Been using Bert's ratcheting for year's.If I were to replace them it would be with the Cannon multi axis ratcheting because of the one hand use.Other than that no complaint's.


----------



## jeff jenkins (Jan 20, 2017)

I like mine only problem my one sticks sometimes I think it just needs a little lube. I have some Cisco’s to and also like them.


----------



## island troller (Nov 14, 2007)

I rigged my boat with bert ratchets last year. No regrets here.


----------



## joekacz (Sep 11, 2013)

jeff jenkins said:


> I like mine only problem my one sticks sometimes I think it just needs a little lube. I have some Cisco’s to and also like them.

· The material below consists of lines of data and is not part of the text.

#define KV2_TILE(BUFI)                                                                                     \
  {                                                                                                        \
    const int ti = ti_c;                                                                                   \
    ti_c += 1;                                                                                             \
    if (ti_c >= ntile) ti_c = 0;                                                                           \
    if (idx + 1 < total) KV2_DMA(1 - (BUFI))       \
    const char* tb = smem + (BUFI) * KV2_BUF;                                                              \
    const char* rc = tb + 2 * TB + rc_off;                                                         \
    const int qi0 = qbeg + 64 * ti + 32 * grp;                        \
    bool full = (qbeg + 64 * ti >= k0 + KT - 1) && (qbeg + 64 * ti + 63 < se_min);    \
    if constexpr (WIN) full = full && !p.win_lo && qbeg + 64 * ti + 64 - p.window <= k0;    \
     \
    f32x16 S, DP;                                                                                          \
    _Pragma("unroll") for (int gq = 0; gq < 4; ++gq) {                                                     \
      const float4 d4 = *reinterpret_cast<const float4*>(rc + 256 + 32 * gq);                              \
      DP[4 * gq] = d4.x; DP[4 * gq + 1] = d4.y; DP[4 * gq + 2] = d4.z; DP[4 * gq + 3] = d4.w;              \
    }                                                                                                      \
    _Pragma("unroll") for (int g = 0; g < 16; ++g) S[g] = 0.f;                                             \
    _Pragma("unroll") for (int s = 0; s < NKS; ++s) {                                                      \
      const v8 aq = *reinterpret_cast<const v8*>(tb + ar[s]);                                              \
      const v8 ad = *reinterpret_cast<const v8*>(tb + ar[s] + TB);                                         \
      const v8 kfs = *reinterpret_cast<const v8*>(kvs + s * 1024 + lane * 16);                             \
      const v8 vfs = *reinterpret_cast<const v8*>(kvs + KSLOT / 2 + s * 1024 + lane * 16);                 \
      S = T::mma(aq, kfs, S); DP = T::mma(ad, vfs, DP);                                                    \
    }                                                                                                      \
    DTA_KV2_PIN_ORDER                                                                                      \
    float nl[16];                                                                                          \
    _Pragma("unroll") for (int gq = 0; gq < 4; ++gq) {                                                     \
      const float4 l4 = *reinterpret_cast<const float4*>(rc + 32 * gq);                                    \
      nl[4 * gq] = l4.x; nl[4 * gq + 1] = l4.y; nl[4 * gq + 2] = l4.z; nl[4 * gq + 3] = l4.w;              \
    }                                                                                                      \
    if (full) {                                                                                            \
      _Pragma("unroll") for (int g = 0; g < 16; ++g) {                                                     \
        const float pv = fast_exp2(__builtin_fmaf(S[g], c, -nl[g]));                                       \
        S[g] = pv;                                                                                         \
        DP[g] = pv * DP[g];                                                                                \
      }                                                                                                    \
    } else {                                                                                               \
      int wl[16];                                    \
      if constexpr (WIN) {                                                                                 \
        if (p.win_lo) {                                                                                    \
          _Pragma("unroll") for (int gq = 0; gq < 4; ++gq) {                                               \
            const int4 w4 = *reinterpret_cast<const int4*>(rc + 512 + 32 * gq);                            \
            wl[4 * gq] = w4.x; wl[4 * gq + 1] = w4.y; wl[4 * gq + 2] = w4.z; wl[4 * gq + 3] = w4.w; }      \
        } else {                                                                                           \
          _Pragma("unroll") for (int g = 0; g < 16; ++g) wl[g] = qi0 + 8 * (g >> 2) + 4 * h + (g & 3) - p.window + 1; } \
      }                                                                                                    \
      _Pragma("unroll") for (int g = 0; g < 16; ++g) {                                                     \
        const int qi = qi0 + 8 * (g >> 2) + 4 * h + (g & 3);                                               \
        const bool ok = (kidx <= qi) && (qi < se_l) && (!WIN || kidx >= wl[g]);                            \
        const float pv = ok ? fast_exp2(__builtin_fmaf(S[g], c, -nl[g])) : 0.f;                            \
        S[g] = pv;                                                                                         \
        DP[g] = pv * DP[g];                                                                                \
      }                                                                                                    \
    }                                                                                                      \
    _Pragma("unroll") for (int s2 = 0; s2 < 2; ++s2) {                                                     \
      const v8 pb = pack_half<DT>(S, s2), sbf = pack_half<DT>(DP, s2);                                     \
      _Pragma("unroll") for (int db = 0; db < NDB; ++db) {                                                 \
        const v8 adt = tr_pair<v8>(tb + at[db] + TB + 32 * DH * s2, tb + at[NDB + db] + TB + 32 * DH * s2); \
        const v8 aqt = tr_pair<v8>(tb + at[db] + 32 * DH * s2, tb + at[NDB + db] + 32 * DH * s2);          \
        DV[db] = T::mma(adt, pb, DV[db]); DK[db] = T::mma(aqt, sbf, DK[db]);                               \
      }                                                                                                    \
    }                                                                                                      \
    DMA_WAIT(); __syncthreads();                                                                           \
    ++idx;                                                                                                 \
  }

  {
    int ti_c = 0;
    if (total > 0) KV2_DMA(0)
    DMA_WAIT(); __syncthreads();
    int idx = 0;
    while (idx < total) {
      KV2_TILE(0)
      if (idx >= total) break;
      KV2_TILE(1)
    }
  }
#undef KV2_TILE
#undef KV2_DMA
  {
    float* red = reinterpret_cast<float*>(smem_all);
#pragma unroll
    for (int db = 0; db < NDB; ++db) {
      if (grp == 1) {
#pragma unroll
        for (int g = 0; g < 16; ++g) { red[g * 256 + tid] = DK[db][g]; red[(16 + g) * 256 + tid] = DV[db][g]; }
      }
      __syncthreads();
      if (grp == 0) {
#pragma unroll
        for (int g = 0; g < 16; ++g) { DK[db][g] += red[g * 256 + tid]; DV[db][g] += red[(16 + g) * 256 + tid]; }
      }
      __syncthreads();
    }
    if (grp == 1) return;
  }
#pragma unroll
  for (int db = 0; db < NDB; ++db)
#pragma unroll
    for (int g = 0; g < 16; ++g) DK[db][g] *= p.scale;
  const int kloc = wave * 32 + r;
  if (slab >= 0) {
    float* ws = p.dkv_ws + ((int64_t)slab * p.Hkv + kvh) * (2 * KT * DH) + (int64_t)kloc * DH;
#pragma unroll
    for (int db = 0; db < NDB; ++db)
#pragma unroll
      for (int gq = 0; gq < 4; ++gq) {
        const int d = 32 * db + 8 * gq + 4 * h;
        *reinterpret_cast<float4*>(ws + d) = make_float4(DK[db][4 * gq], DK[db][4 * gq + 1], DK[db][4 * gq + 2], DK[db][4 * gq + 3]);
        *reinterpret_cast<float4*>(ws + KT * DH + d) = make_float4(DV[db][4 * gq], DV[db][4 * gq + 1], DV[db][4 * gq + 2], DV[db][4 * gq + 3]);
      }
  } else if (kidx < p.Tk && p.accumulate == 2) {
    float* dkp = reinterpret_cast<float*>(p.dk) + (int64_t)kidx * p.dkv_st + (int64_t)kvh * p.dkv_sh;
    float* dvp = reinterpret_cast<float*>(p.dv) + (int64_t)kidx * p.dkv_st + (int64_t)kvh * p.dkv_sh;
#pragma unroll
    for (int db = 0; db < NDB; ++db)
#pragma unroll
      for (int gq = 0; gq < 4; ++gq) {
        const int d = 32 * db + 8 * gq + 4 * h;
        float4 a = *reinterpret_cast<const float4*>(dkp + d), b = *reinterpret_cast<const float4*>(dvp + d);
        a.x += DK[db][4 * gq]; a.y += DK[db][4 * gq + 1]; a.z += DK[db][4 * gq + 2]; a.w += DK[db][4 * gq + 3];
        b.x += DV[db][4 * gq]; b.y += DV[db][4 * gq + 1]; b.z += DV[db][4 * gq + 2]; b.w += DV[db][4 * gq + 3];
        *reinterpret_cast<float4*>(dkp + d) = a;
        *reinterpret_cast<float4*>(dvp + d) = b;
      }
  } else if (kidx < p.Tk) {
    e* dkp = reinterpret_cast<e*>(p.dk) + (int64_t)kidx * p.dkv_st + (int64_t)kvh * p.dkv_sh;
    e* dvp = reinterpret_cast<e*>(p.dv) + (int64_t)kidx * p.dkv_st + (int64_t)kvh * p.dkv_sh;
#pragma unroll
    for (int db = 0; db < NDB; ++db)
#pragma unroll
      for (int gq = 0; gq < 4; ++gq) {
        const int d = 32 * db + 8 * gq + 4 * h;
        v4 wk, wv;
        if (p.accumulate) {
          const v4 ok_ = *reinterpret_cast<const v4*>(dkp + d); const v4 ov_ = *reinterpret_cast<const v4*>(dvp + d);
#pragma unroll
          for (int j = 0; j < 4; ++j) { wk[j] = (e)(DK[db][4 * gq + j] + (float)ok_[j]); wv[j] = (e)(DV[db][4 * gq + j] + (float)ov_[j]); }
        } else {
#pragma unroll
          for (int j = 0; j < 4; ++j) { wk[j] = (e)DK[db][4 * gq + j]; wv[j] = (e)DV[db][4 * gq + j]; }
        }
        *reinterpret_cast<v4*>(dkp + d) = wk;
        *reinterpret_cast<v4*>(dvp + d) = wv;
      }
  }
}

Jeff, just like any moving part that's being used in the element's they need cleaning and re-lubing, ran into the same problem,easy fix.I used oil instead of any type of grease so dirt wouldn't build up.


----------



## ohiojmj (Apr 16, 2004)

I would prefer the rod holders to rotate inward when I cover the boat or have a pedestal with quick release like Cisco offers. I currently remove 2 titelok pedestals and fumble with installing, removing, storing 8 loose thumb screws plus necessary spares. Moving 6 or 8 holders off a track before covering boat would seem cumbersome compared to releasing 2 pedestals. I look forward to an easy retirement soon! So for now, I'm considering Cisco pedestals or Bert's pedestals mounted on gunwale track. Muddy Creek seem nearly identical to Cisco's but found less info so far. Decisions, decisions......


----------



## triton175 (Feb 21, 2006)

I have all Bert’s on my boat, trees, tubes and cradles. The trees are great, very strong and can be rotated 90 degrees at a time via a spring-loaded mechanism. Great for keeping rods parallel to boat when running. Tubes are good, strong ratchet action but does require two hands. Great for dipsys. Cradles are OK and can be used for dipsys, boards or musky lures. The problem with the cradles is that the plastic cradle part easily separates from the aluminum riser and can be dropped overboard. I ended up drilling and tapping for thumb screws to hold them in place. Works fine, but obviously not ideal. I’d like to have Cisco’s but these work fine so I can’t justify the expense.


----------



## STRONGPERSUADER (Nov 5, 2006)

I have muddy creeks on mine. I chose them over the Cisco’s due to they are less expensive and just as good quality imo. I also worried about someone not getting the lever tight on the Cisco’s and would start losing my Tekotas. I’m sure it’s just my paranoia but no regrets really. Good luck.


----------



## Brahmabull71 (Jul 30, 2014)

Here is my observation with Cisco’s and Traxstech. I like the quality of a Cisco’s BUT if you get into Salmon the Cisco’s will spin the Rod holder on tree mast. Mag Dipsey’s with wire divers and pulling Mag boards with coppers will twist the holder on the tree. I literally carry a 20v Dewalt drill to tighten as much as I can. This could easily be remedied by making the tree mast itself with channels or oblong or something so it can’t twist. Traxstech are designed differently and will not twist. I also run the Traxstech GTLT-100’s for easy one hand operation and run dipseys off them now. Trees for boards only and ratcheting tubes for dipseys. I’m all for buying quality once!


----------



## sherman51 (Apr 12, 2011)

the cannon single axis will rotate side to side with infinite adjustments as much or a little as you want to adjust them. the double axis rotates 360 degrees but adjusts from pin hole to pin hole. either one is great but I prefer the single axis as I don't need them to rotate 360 degrees. berts, traxstech both takes 2 hands to set them where all you have to do with the cannon is grab the holder with one hand and squeeze to lower the holder. sure makes it nice when you have a rod in one hand to be able to lower the holder with the other hand.


----------



## meyers9163 (Apr 1, 2010)

So curious. I have a Crestliner with their track system. I have the Cabela rod holders but this year I’m debating running sometimes two rods out the back and the Cabela style won’t allow me to rotate it towards the side to fish it straight back when attached to the suremount track system. So curious what I can mount in the rear of my boat on a suremount holder that can spin towards the rear to be fished straight back? 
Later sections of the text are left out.